** Opening RECORDED INFORMATION block **

int dvq_sum_batch(const void* x, int dtype, int64_t batch, int64_t inner, float* out, dvq_stream_t stream) {
    DVQ_REQUIRE(x && out && batch > 0 && inner > 0, DVQ_EINVAL, "dvq_sum_batch: bad arguments");
    const bool det = dvq_deterministic() != 0;
    if (inner % 8 == 0 && batch >= 64) {
        const int64_t inner8 = inner / 8;
        int lg = 2;
        while (lg < 5 && (1 << lg) < inner8) ++lg;
        const int64_t gx = cdiv64(inner8, 1 << lg);
        int64_t chunks = gx >= 512 ? 1 : cdiv64(512, gx);
        if (chunks > cdiv64(batch, 64)) chunks = cdiv64(batch, 64);
        int64_t rpc = cdiv64(batch, chunks);
        chunks = cdiv64(batch, rpc);
        if (gx <= 65535 && chunks <= 65535) {
            float* part = nullptr;
            if (chunks > 1 && det) {
                part = (float*)dvq_det_scratch((hipStream_t)stream, chunks * inner * 4);
                if (part == nullptr) { chunks = 1; rpc = batch; }
            } else if (chunks > 1) dvq_note_unordered();
            DVQ_DISPATCH_DTYPE(dtype, T, sum_batch_vec_kernel<T><<<dim3((unsigned)gx, (unsigned)chunks), dim3(256), 0, (hipStream_t)stream>>>(
                                             (const T*)x, batch, inner8, out, rpc, lg, part););
            DVQ_CHECK_LAUNCH("sum_batch");
            if (part != nullptr) return dvq_det_fold_f32(out, part, (int)chunks, inner, inner, (hipStream_t)stream);
            return DVQ_OK;
        }
    }
    const int64_t col_blocks = cdiv64(inner, 256);
    int64_t chunks = col_blocks >= 1024 ? 1 : cdiv64(1024, col_blocks);
    if (chunks > cdiv64(batch, 16)) chunks = cdiv64(batch, 16);
    if (chunks < 1) chunks = 1;
    int64_t rpc = cdiv64(batch, chunks);
    chunks = cdiv64(batch, rpc);
    float* part = nullptr;
    if (chunks > 1 && det) {
        part = (float*)dvq_det_scratch((hipStream_t)stream, chunks * inner * 4);
        if (part == nullptr) { chunks = 1; rpc = batch; }
    } else if (chunks > 1) dvq_note_unordered();
    DVQ_DISPATCH_DTYPE(dtype, T, sum_batch_kernel<T><<<dim3((unsigned)(col_blocks < 65535 ? col_blocks : 65535), (unsigned)chunks), dim3(256), 0,
                                                      (hipStream_t)stream>>>((const T*)x, batch, inner, out, rpc, part););
    DVQ_CHECK_LAUNCH("sum_batch");
    if (part != nullptr) return dvq_det_fold_f32(out, part, (int)chunks, inner, inner, (hipStream_t)stream);
    return DVQ_OK;
}

int dvq_sumpool2x2(const void* in, int dtype, int64_t N, int64_t h, int64_t w, int64_t C, void* out,
                   dvq_stream_t stream) {
    DVQ_REQUIRE(in && out && C % 8 == 0, DVQ_EINVAL, "dvq_sumpool2x2: bad arguments");
    DVQ_DISPATCH_DTYPE(dtype, T, sumpool2x2_kernel<T><<<dim3(nblocks(N * h * w * C / 8, 256)), dim3(256), 0,
                                                        (hipStream_t)stream>>>((const T*)in, N, h, w, C, (T*)out););
    DVQ_CHECK_LAUNCH("sumpool2x2");
    return DVQ_OK;
}

int dvq_cast(const void* in, int in_dtype, void* out, int out_dtype, int64_t n, dvq_stream_t stream) {
    DVQ_REQUIRE(in && out && n > 0, DVQ_EINVAL, "dvq_cast: bad arguments");
    hipStream_t s = (hipStream_t)stream;
    dim3 grid(nblocks(n, 256)), block(256);
    if (in_dtype == DVQ_F32 && out_dtype == DVQ_BF16) cast_kernel<float, bf16_t><<<grid, block, 0, s>>>((const float*)in, (bf16_t*)out, n);
    else if (in_dtype == DVQ_BF16 && out_dtype == DVQ_F32) cast_kernel<bf16_t, float><<<grid, block, 0, s>>>((const bf16_t*)in, (float*)out, n);
    else if (in_dtype == DVQ_F32 && out_dtype == DVQ_F32) cast_kernel<float, float><<<grid, block, 0, s>>>((const float*)in, (float*)out, n);
    else if (in_dtype == DVQ_BF16 && out_dtype == DVQ_BF16) cast_kernel<bf16_t, bf16_t><<<grid, block, 0, s>>>((const bf16_t*)in, (bf16_t*)out, n);
    else {
        dvq_set_error("dvq_cast: bad dtypes");
        return DVQ_EINVAL;
    }
    DVQ_CHECK_LAUNCH("cast");
    return DVQ_OK;
}

int dvq_pack_weight(const float* master, int64_t Cout, int64_t Cin, int64_t KH, int64_t KW, int64_t Cin_p,
                    int64_t Cout_p, int dtype, void* w, void* wt, dvq_stream_t stream) {
    DVQ_REQUIRE(master && (w || wt) && Cin_p >= Cin && Cout_p >= Cout, DVQ_EINVAL, "dvq_pack_weight: bad arguments");
    const bool ohwi = (dtype >> 8) & 1;
    const bool sub = (dtype >> 9) & 1;
    DVQ_REQUIRE(!sub || (w && wt && KH == 3 && KW == 3 && Cin_p == Cin && Cout_p == Cout && 16 * Cout * Cin < (1ll << 31)), DVQ_EINVAL,
                "dvq_pack_weight: sub-pixel packs need both outputs, a 3x3 kernel and unpadded channels");
    const int64_t n = Cout * KH * KW * Cin_p + Cin * KH * KW * Cout_p + (sub ? 32 * Cout * Cin : 0);
    dtype &= 0xff;
    DVQ_DISPATCH_DTYPE(dtype, T, pack_weight_kernel<T><<<dim3(nblocks(n, 256)), dim3(256), 0, (hipStream_t)stream>>>(
                                     master, Cout, Cin, KH, KW, Cin_p, Cout_p, (T*)w, (T*)wt, ohwi, sub););
    DVQ_CHECK_LAUNCH("pack_weight");
    return DVQ_OK;
}

int dvq_pack_weights_multi(const void* table_dev, int64_t n_entries, int64_t total_work, dvq_stream_t stream) {
    DVQ_REQUIRE(table_dev && n_entries > 0 && n_entries < (1 << 30) && total_work > 0, DVQ_EINVAL, "dvq_pack_weights_multi: bad arguments");
    pack_weights_multi_kernel<<<dim3(nblocks(total_work, 1024)), dim3(256), 0, (hipStream_t)stream>>>(
        (const PackEntry*)table_dev, (int)n_entries, total_work);
    DVQ_CHECK_LAUNCH("pack_weights_multi");
    return DVQ_OK;
}

int dvq_linear_pack_multi(const void* table_dev, int64_t n_entries, int64_t total_tiles, dvq_stream_t stream) {
    DVQ_REQUIRE(table_dev && n_entries > 0 && n_entries < (1 << 30) && total_tiles > 0 && total_tiles < (1ll << 31), DVQ_EINVAL,
                "dvq_linear_pack_multi: bad arguments");
    linear_pack_multi_kernel<<<dim3((unsigned)total_tiles), dim3(256), 0, (hipStream_t)stream>>>((const LinPackEntry*)table_dev, (int)n_entries);
    DVQ_CHECK_LAUNCH("linear_pack_multi");
    return DVQ_OK;
}

int dvq_unpack_wgrad(const float* dw, int64_t Cout, int64_t Cin, int64_t KH, int64_t KW, int64_t Cin_p, float* grad,
                     dvq_stream_t stream) {
    DVQ_REQUIRE(dw && grad && Cin_p >= Cin, DVQ_EINVAL, "dvq_unpack_wgrad: bad arguments");
    unpack_wgrad_kernel<<<dim3(nblocks(Cout * Cin * KH * KW, 256)), dim3(256), 0, (hipStream_t)stream>>>(
        dw, Cout, Cin, KH * KW, Cin_p, grad);
    DVQ_CHECK_LAUNCH("unpack_wgrad");
    return DVQ_OK;
}

int dvq_nchw_to_nhwc_pad(const float* in, int64_t B, int64_t C, int64_t H, int64_t W, int64_t Cp, int dtype, void* out,
                         dvq_stream_t stream) {
    DVQ_REQUIRE(in && out && Cp >= C, DVQ_EINVAL, "dvq_nchw_to_nhwc_pad: bad arguments");
    if (C <= 4 && Cp == (dtype == DVQ_F32 ? 4 : 8)) {
        DVQ_DISPATCH_DTYPE(dtype, T, nchw_to_nhwc_px_kernel<T><<<dim3(nblocks(B * H * W, 256)), dim3(256), 0,
                                                                 (hipStream_t)stream>>>(in, B, (int)C, H * W, (T*)out););
        DVQ_CHECK_LAUNCH("nchw_to_nhwc_px");
        return DVQ_OK;
    }
    DVQ_DISPATCH_DTYPE(dtype, T, nchw_to_nhwc_pad_kernel<T><<<dim3(nblocks(B * H * W * Cp, 256)), dim3(256), 0,
                                                              (hipStream_t)stream>>>(in, B, C, H * W, Cp, (T*)out););
    DVQ_CHECK_LAUNCH("nchw_to_nhwc_pad");
    return DVQ_OK;
}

** Closing RECORDED INFORMATION block **

TO DO: The exact lines of the material above starting at the one that contains "int64_t Cout_p, int" and ending at the one that contains "const bool sub = (dtype >> 9) & 1;" are what to retype; leave out everything else.

OUTPUT FOR THIS TASK:
                    int64_t Cout_p, int dtype, void* w, void* wt, dvq_stream_t stream) {
    DVQ_REQUIRE(master && (w || wt) && Cin_p >= Cin && Cout_p >= Cout, DVQ_EINVAL, "dvq_pack_weight: bad arguments");
    const bool ohwi = (dtype >> 8) & 1;
    const bool sub = (dtype >> 9) & 1;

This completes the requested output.